The Personal Responsibility and Work Opportunity Reconciliation Act (PRWORA) of 1996, also known as the welfare reform act, introduced major changes to the U.S. social policy of public assistance benefits. The previous program, Aid to Families with Dependent Children (AFDC), provided cash assistance directly to children and their families based on need, income, resources, family size, and family structure. PRWORA replaced AFDC with the Temporary Assistance for Needy Families (TANF) program, which provides assistance and work opportunities to needy families by granting states the federal funds and wide flexibility to develop and implement their own welfare programs. In addition, PRWORA also brought significant changes to the nation's food assistance programs. The act retained food stamps as a federal entitlement program, but reduced welfare benefits, restricted benefits to legal immigrants, and imposed work requirements on able-bodied adults without dependents. With such major changes to these programs, the consequences for the current population of recipients and their children are expected to be extensive. To continue to meet the nutritional requirements of those in need will necessitate the identification, monitoring, and evaluation of the effects of these changes.
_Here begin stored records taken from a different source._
@@ -326,20 +327,31 @@
   }
 }
 
-template <int L, int WC>
+typedef uint32_t rs_u32x4 __attribute__((ext_vector_type(4)));
+template <int H>
+__device__ __forceinline__ void rs_store2_sc1(uint4* q, const uint32_t (&v)[8]) {
+  const rs_u32x4 lo = {v[0], v[1], v[2], v[3]}, hi = {v[4], v[5], v[6], v[7]};
+  asm volatile("global_store_dwordx4 %0, %1, off sc1\n\tglobal_store_dwordx4 %0, %2, off offset:%3 sc1\n\ts_nop 1"
+               :
+               : "v"(q), "v"(lo), "v"(hi), "n"(H * 16)
+               : "memory");
+}
+
+template <int L, int WC, bool SL>
 __device__ __forceinline__ void rs_g2_impl(const Rs8RegArgs& a, int wg, uint4* xbuf, int w) {
   constexpr int M = 1 << L;
   const int lane = threadIdx.x & 63;
   const int sw = lane & 1, li = lane >> 1;
-  const int u = li & 15, cwi = li >> 4;
+  const int u = SL ? li & (kRsSliceBytes / 32 - 1) : li & 15, cwi = SL ? li / (kRsSliceBytes / 32) : li >> 4;
   uint32_t lm = sw ? 0u : ~0u;
   asm volatile("" : "+v"(lm));
   const int slice = wg % a.slices;
   wg /= a.slices;
   const int grp = wg % a.groups_per_blk;
   const int blk = wg / a.groups_per_blk;
-  const int cw = grp * 2 + cwi;
-  const long long off = (long long)slice * 512 + u * 16;
+  const int cw = grp * (SL ? kRsSliceCw : 2) + cwi;
+  constexpr int H = SL ? kRsSliceBytes / 32 : 16;
+  const long long off = (long long)slice * (SL ? kRsSliceBytes : 512) + u * 16;
   const uint8_t* src = a.src + blk * a.src_blk + cw * a.src_cw + off;
   uint8_t* dst = a.dst + blk * a.dst_blk + cw * a.dst_cw + off;
   uint8_t* cpy = a.cpy ? a.cpy + blk * a.cpy_blk + cw * a.cpy_cw + off : nullptr;
@@ -352,11 +364,11 @@
     const int x = x2_of(wv, sw, r, 1), x0 = x2_of(wv, 0, r, 1);
     if (x0 < a.k) {
       const uint4* p = reinterpret_cast<const uint4*>(src + x * a.src_sh);
-      const uint4 v0 = p[0], v1 = p[16];
+      const uint4 v0 = p[0], v1 = p[H];
       if (cpy) {
         uint4* q = reinterpret_cast<uint4*>(cpy + x * a.cpy_sh);
         q[0] = v0;
-        q[16] = v1;
+        q[H] = v1;
       }
       E[r][0] = v0.x; E[r][1] = v0.y; E[r][2] = v0.z; E[r][3] = v0.w;
       E[r][4] = v1.x; E[r][5] = v1.y; E[r][6] = v1.z; E[r][7] = v1.w;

The fiscal year 1998 (FY1998) appropriations bill for USDA gave the Economic Research Service (ERS) responsibility for all research and evaluation studies on the USDA food assistance programs. ERS serves as USDA's economic research agency, conducting research and developing economic and statistical indicators for USDA in the areas of commercial agriculture, food and consumer economics, natural resources and environment, rural economy, and energy. The objective of the research on food assistance programs is to inform policymakers of the effectiveness of these programs and to better understand their impact on target populations and on the economy. The appropriations bill included $72.8 million for ERS, an increase of about one-third over its FY1997 appropriation of $54.3 million. The additional funding for ERS was earmarked for research and evaluation studies of USDA's food assistance programs. The funds have been used primarily to support extramural data collection and policy and program analysis. ERS is responsible for developing a plan for the specific allocation of these funds.
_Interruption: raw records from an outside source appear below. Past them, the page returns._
template <int TN, int MODE, bool PM, bool RING = false>
__global__ __launch_bounds__(256, 2) void nn16_kernel(const NN16Params p) {
    static_assert(!RING || (PM && MODE == GATHER_TCONV), "ring launches are position-major transposed gathers");
    constexpr int TAPS = RING ? NN16_RING_TAPS : NN16_TAPS;
    constexpr int LDS_BYTES = nn16_lds_bytes(TN, TAPS);
    typedef typename std::conditional<RING, uint64_t, unsigned>::type mask_t;
    constexpr int BM = NN16_BM, BN = 32 * TN;
    constexpr int JA = BM / 32, JB = BN / 32;
    constexpr int A_BYTES = BM * 128, STAGE = (BM + BN) * 128;
    extern __shared__ __attribute__((aligned(16))) unsigned char smem[];

    const int t = threadIdx.x;
    const int lane = t & 63, w = t >> 6;
    const int wm = w >> 1, wn = w & 1;
    const Gather& g = p.g;

    int tile_m, tile_n, bz = blockIdx.z;
    if (p.zfold > 0) {
        const int lin = xcd_remap(blockIdx.x, p.tiles_m * p.tiles_n * p.zfold);
        if (p.mfast) {
            tile_m = lin % p.tiles_m;
            const int r_ = lin / p.tiles_m;
            bz = r_ % p.zfold;
            tile_n = r_ / p.zfold;
        } else {
            bz = lin % p.zfold;
            const int tile = lin / p.zfold;
            tile_n = tile % p.tiles_n;
            tile_m = tile / p.tiles_n;
        }
    } else {
        const int tile = xcd_remap(blockIdx.x, p.tiles_m * p.tiles_n);
        if (p.mfast) {
            tile_m = tile % p.tiles_m;
            tile_n = tile / p.tiles_m;
        } else {
            tile_n = tile % p.tiles_n;
            tile_m = tile / p.tiles_n;
        }
    }
    const int m0 = tile_m * BM, n0 = tile_n * BN;
    const int zs = bz % p.splitk, zo = bz / p.splitk;

    int ph = 0, pw = 0;
    if (MODE == GATHER_TCONV) {
        ph = g.pstep - 1 - zo / g.pstep;
        pw = g.pstep - 1 - zo % g.pstep;
    }
    int kh0 = 0, kw0 = 0, kstep = 1, nkh = g.k, nkw = g.k;
    if (MODE == GATHER_TCONV && g.pstep > 1) {
        kstep = g.stride;
        kh0 = (ph + g.pad) % g.stride;
        kw0 = (pw + g.pad) % g.stride;
        nkh = (g.k - kh0 + g.stride - 1) / g.stride;
        nkw = (g.k - kw0 + g.stride - 1) / g.stride;
    }
    int nrh = 0, nrw = 0;
    if (RING) {
        nrh = nrw = g.k;
        nkh = nkw = 2 * g.k;
    }
    const int C8 = p.C >> 3;
    const int ntap = nkh * nkw;

    unsigned& s_any = *reinterpret_cast<unsigned*>(smem + LDS_BYTES - 16);
    if (PM) {
        if (t == 0) s_any = 0;
        __syncthreads();
    }
    unsigned any_local = 0;
    int* tabh = reinterpret_cast<int*>(smem + 2 * STAGE);
    int* tabw = tabh + TAPS * BM;
    for (int e = t; e < 2 * TAPS * BM; e += 256) {
        const int axis = e / (TAPS * BM), i = (e / BM) % TAPS, row = e % BM;
        const RowPos r = nn16_row<MODE, PM, RING>(p, m0 + row, ph, pw);
        int v = NN16_NOSRC;
        if (r.valid && i < (axis ? nkw : nkh)) {
            int kk = (axis ? kw0 : kh0) + i * kstep;
            int o = axis ? r.wo : r.ho;
            const int n = axis ? g.Ws : g.Hs;
            if (RING) {
                const int nr = axis ? nrw : nrh;
                if (i >= nr) {
                    kk = i - nr;
                    o = nn16_mirror_pos(o, axis ? g.Wo : g.Ho, p.ring_lines == 2);
                }
            }
            const int src = MODE == GATHER_CONV ? conv_src(o, kk, g.stride, g.pad, g.reflect, n)
                                                : (o == NN16_NOMIRROR ? -1 : tconv_src_from_num(o + g.pad - kk, g.stride, n));
            if (src >= 0) {
                v = axis ? src : (r.b * g.Hs + src) * g.Ws;
                any_local |= 1u << (axis * TAPS + i);
            }
        }
        tabh[e] = v;
    }
    if (PM && any_local) atomicOr(&s_any, any_local);
    unsigned* tabo = reinterpret_cast<unsigned*>(smem + LDS_BYTES - 16 - BM * 4);
    constexpr bool use_tabo = MODE == GATHER_TCONV || PM;
    if (use_tabo && t < BM) {
        const RowPos r = nn16_row<MODE, PM, RING>(p, m0 + t, ph, pw);
        tabo[t] = (r.valid && r.ho < g.Ho && r.wo < g.Wo) ? (unsigned)((r.b * g.Ho + r.ho) * g.Wo + r.wo) : 0xffffffffu;
    }

    const int cch = (lane & 7) ^ ((((w & 1) << 2) | (lane >> 4)) & 7);
    const int rsub = 8 * w + (lane >> 3);
    const unsigned char* abase = reinterpret_cast<const unsigned char*>(p.A);
    const unsigned char* bbase = reinterpret_cast<const unsigned char*>(p.B);
    const unsigned char* zero = reinterpret_cast<const unsigned char*>(g_zero_page);
    const unsigned ald2 = 2u * (unsigned)g.ld;
    const uint32_t lds0 = static_cast<uint32_t>(
        reinterpret_cast<uintptr_t>((__attribute__((address_space(3))) unsigned char*)smem));

    __syncthreads();
    mask_t tapmask = 0;
    if (PM) {
        const unsigned any = __builtin_amdgcn_readfirstlane(s_any);
        for (int i = 0; i < nkh; ++i)
            for (int j = 0; j < nkw; ++j)
                if (((any >> i) & (any >> (TAPS + j)) & 1u) != 0 && !(RING && i < nrh && j < nrw))
                    tapmask |= (mask_t)1 << (i * TAPS + j);
    }
    const int nsteps_all = ((PM ? __builtin_popcountll((uint64_t)tapmask) : ntap) * C8 + 7) >> 3;
    const int sps = (nsteps_all + p.splitk - 1) / p.splitk;
    const int it0 = zs * sps;
    const int nsteps = max(0, min(nsteps_all, it0 + sps) - it0);

    mask_t rem = tapmask;
    int tidx = 0, c8, ih = 0, iw = 0;
    {
        const int kk = it0 * 8 + cch;
        tidx = kk / C8;
        c8 = kk - tidx * C8;
        if (PM) {
            for (int i = 0; i < tidx && rem; ++i) rem &= rem - 1;
        } else {
            ih = tidx / nkw;
            iw = tidx - ih * nkw;
        }
    }
    const unsigned char* asrc[JA];
    const unsigned char* wsrc[JB];
    auto set_tap = [&]() {
        bool kvalid;
        if (PM) {
            kvalid = rem != 0;
            const int bit = kvalid ? __builtin_ctzll((uint64_t)rem) : 0;
            ih = bit / TAPS;
            iw = bit % TAPS;
        } else {
            kvalid = tidx < ntap;
        }
        const int* th = tabh + (ih & (TAPS - 1)) * BM + rsub;
        const int* tw = tabw + (iw & (TAPS - 1)) * BM + rsub;
#pragma unroll
        for (int j = 0; j < JA; ++j) {
            const int pix = th[32 * j] + tw[32 * j];
            asrc[j] = (kvalid & (pix >= 0)) ? abase + (uint64_t)(unsigned)pix * ald2 : zero;
        }
        const int kh = RING ? (ih >= nrh ? ih - nrh : ih) : kh0 + ih * kstep;
        const int kw = RING ? (iw >= nrw ? iw - nrw : iw) : kw0 + iw * kstep;
        const unsigned char* wt = bbase + 2 * (int64_t)(kh * g.k + kw) * p.tap_stride;
#pragma unroll
        for (int j = 0; j < JB; ++j) {
            const int n = n0 + 32 * j + rsub;
            wsrc[j] = (kvalid & (n < p.N)) ? wt + 2 * (uint64_t)((unsigned)n * (unsigned)p.C) : zero;
        }
    };
    set_tap();

    auto stage = [&](int buf) {
        const uint32_t sa = lds0 + buf * STAGE + (8 * w) * 128;
        const uint32_t sb = sa + A_BYTES;
        const unsigned cbyte = 16u * (unsigned)c8;
#pragma unroll
        for (int j = 0; j < JA; ++j) glds16_asm(asrc[j] + cbyte, sa + j * 32 * 128);
#pragma unroll
        for (int j = 0; j < JB; ++j) glds16_asm(wsrc[j] + cbyte, sb + j * 32 * 128);
        c8 += 8;
        if (c8 >= C8) {
            do {
                c8 -= C8;
                if (PM) {
                    rem &= rem - 1;
                } else {
                    ++tidx;
                    if (++iw == nkw) {
                        iw = 0;
                        ++ih;
                    }
                }
            } while (c8 >= C8);
            set_tap();
        }
    };

    f32x4_t acc[4][TN];
#pragma unroll
    for (int i = 0; i < 4; ++i)
#pragma unroll
        for (int j = 0; j < TN; ++j)
#pragma unroll
            for (int r = 0; r < 4; ++r) acc[i][j][r] = 0.f;

    const int fsw = (lane & 15) >> 1;
    const int a_row = (wm * 64 + (lane & 15)) * 128;
    const int b_row = A_BYTES + (wn * 16 * TN + (lane & 15)) * 128;
    int koff[2];
#pragma unroll
    for (int s2 = 0; s2 < 2; ++s2) koff[s2] = 16 * ((4 * s2 + (lane >> 4)) ^ fsw);

    if (nsteps > 0) stage(0);
    asm volatile("s_waitcnt vmcnt(0) lgkmcnt(0)" ::: "memory");
    __builtin_amdgcn_s_barrier();

    for (int it = 0; it < nsteps; ++it) {
        const int cur = it & 1;
        if (it + 1 < nsteps) stage(cur ^ 1);
        const unsigned char* sbuf = smem + cur * STAGE;
        bf16x8_t a[2][4], b[2][TN];
#pragma unroll
        for (int s2 = 0; s2 < 2; ++s2) {
#pragma unroll
            for (int i = 0; i < 4; ++i)
                a[s2][i] = *reinterpret_cast<const bf16x8_t*>(sbuf + a_row + i * 16 * 128 + koff[s2]);
#pragma unroll
            for (int j = 0; j < TN; ++j)
                b[s2][j] = *reinterpret_cast<const bf16x8_t*>(sbuf + b_row + j * 16 * 128 + koff[s2]);
        }
#pragma unroll
        for (int s2 = 0; s2 < 2; ++s2)
#pragma unroll
            for (int i = 0; i < 4; ++i)
#pragma unroll
                for (int j = 0; j < TN; ++j)
                    acc[i][j] = __builtin_amdgcn_mfma_f32_16x16x32_bf16(b[s2][j], a[s2][i], acc[i][j], 0, 0, 0);
        asm volatile("s_waitcnt vmcnt(0) lgkmcnt(0)" ::: "memory");
        __builtin_amdgcn_s_barrier();
    }

    constexpr int ELD = BN + 4;
    float* est = reinterpret_cast<float*>(smem);
    const bool partial = p.splitk > 1;
    const float alpha = (!partial && p.alpha) ? *p.alpha : 1.0f;
#pragma unroll
    for (int i = 0; i < 4; ++i)
#pragma unroll
        for (int j = 0; j < TN; ++j) {
            const int row = wm * 64 + 16 * i + (lane & 15);
            const int col = wn * 16 * TN + 16 * j + 4 * (lane >> 4);
            f32x4_t v = acc[i][j];
            v[0] *= alpha; v[1] *= alpha; v[2] *= alpha; v[3] *= alpha;
            *reinterpret_cast<f32x4_t*>(est + row * ELD + col) = v;
        }
    __syncthreads();
    constexpr int CPR = BN / 8;
    float* slab = partial ? p.slabs + (int64_t)zs * p.slab_stride : nullptr;
#pragma unroll
    for (int q = 0; q < BM * CPR / 256; ++q) {
        const int idx = t + 256 * q;
        const int row = idx / CPR, cc = idx - row * CPR;
        const int m = m0 + row, col = n0 + cc * 8;
        if (m >= p.M || col >= p.N) continue;
        int64_t ooff;
        if (use_tabo) {
            const unsigned op = tabo[row];
            if (op == 0xffffffffu) continue;
            ooff = (int64_t)op * p.out_ld + col;
        } else if (p.d2s_c) {
            int b, ho, wo;
            if (p.pow2) {
                wo = m & (g.Wo - 1);
                const int t2 = m >> p.wq_shift;
                ho = t2 & (g.Ho - 1);
                b = t2 >> p.hq_shift;
            } else {
                const int t2 = m / g.Wo;
                wo = m - t2 * g.Wo;
                b = t2 / g.Ho;
                ho = t2 - b * g.Ho;
            }
            const int sub = col / p.d2s_c, c = col - sub * p.d2s_c;
            ooff = (((int64_t)b * (2 * g.Ho) + 2 * ho + (sub >> 1)) * (2 * g.Wo) + 2 * wo + (sub & 1)) * p.d2s_c + c;
        } else {
            ooff = (int64_t)m * p.out_ld + col;
        }
        f32x4_t v0 = *reinterpret_cast<const f32x4_t*>(est + row * ELD + cc * 8);
        f32x4_t v1 = *reinterpret_cast<const f32x4_t*>(est + row * ELD + cc * 8 + 4);
        if (partial) {
            *reinterpret_cast<f32x4_t*>(slab + ooff) = v0;
            *reinterpret_cast<f32x4_t*>(slab + ooff + 4) = v1;
            continue;
        }
        if (p.bias) {
            const f32x4_t b0 = *reinterpret_cast<const f32x4_t*>(p.bias + col);
            const f32x4_t b1 = *reinterpret_cast<const f32x4_t*>(p.bias + col + 4);
            v0 += b0;
            v1 += b1;
        }
        if (p.out_f32) {
            float* o = reinterpret_cast<float*>(p.out) + ooff;
            if (p.accumulate) {
                v0 += *reinterpret_cast<const f32x4_t*>(o);
                v1 += *reinterpret_cast<const f32x4_t*>(o + 4);
            }
            *reinterpret_cast<f32x4_t*>(o) = v0;
            *reinterpret_cast<f32x4_t*>(o + 4) = v1;
        } else {
            __bf16* o = reinterpret_cast<__bf16*>(p.out) + ooff;
            if (p.accumulate) {
                const uint4 r = *reinterpret_cast<const uint4*>(o);
                v0[0] += bf16_lo(r.x); v0[1] += bf16_hi(r.x); v0[2] += bf16_lo(r.y); v0[3] += bf16_hi(r.y);
                v1[0] += bf16_lo(r.z); v1[1] += bf16_hi(r.z); v1[2] += bf16_lo(r.w); v1[3] += bf16_hi(r.w);
            }
            uint4 r;
            r.x = pack_bf16x2(v0[0], v0[1]);
            r.y = pack_bf16x2(v0[2], v0[3]);
            r.z = pack_bf16x2(v1[0], v1[1]);
            r.w = pack_bf16x2(v1[2], v1[3]);
            *reinterpret_cast<uint4*>(o) = r;
        }
    }
}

Obtaining the data necessary to monitor and evaluate changes in food assistance programs under PRWORA poses substantial challenges. To obtain the information needed to evaluate the effects of welfare reform on food assistance programs, making possible a comprehensive and collaborative agenda for federally funded food assistance research, ERS asked the Committee on National Statistics (CNSTAT) of the National Research Council (NRC) for assistance in identifying priority areas of research and data collection for studies of food assistance programs and ways to further improve the evaluation of these programs.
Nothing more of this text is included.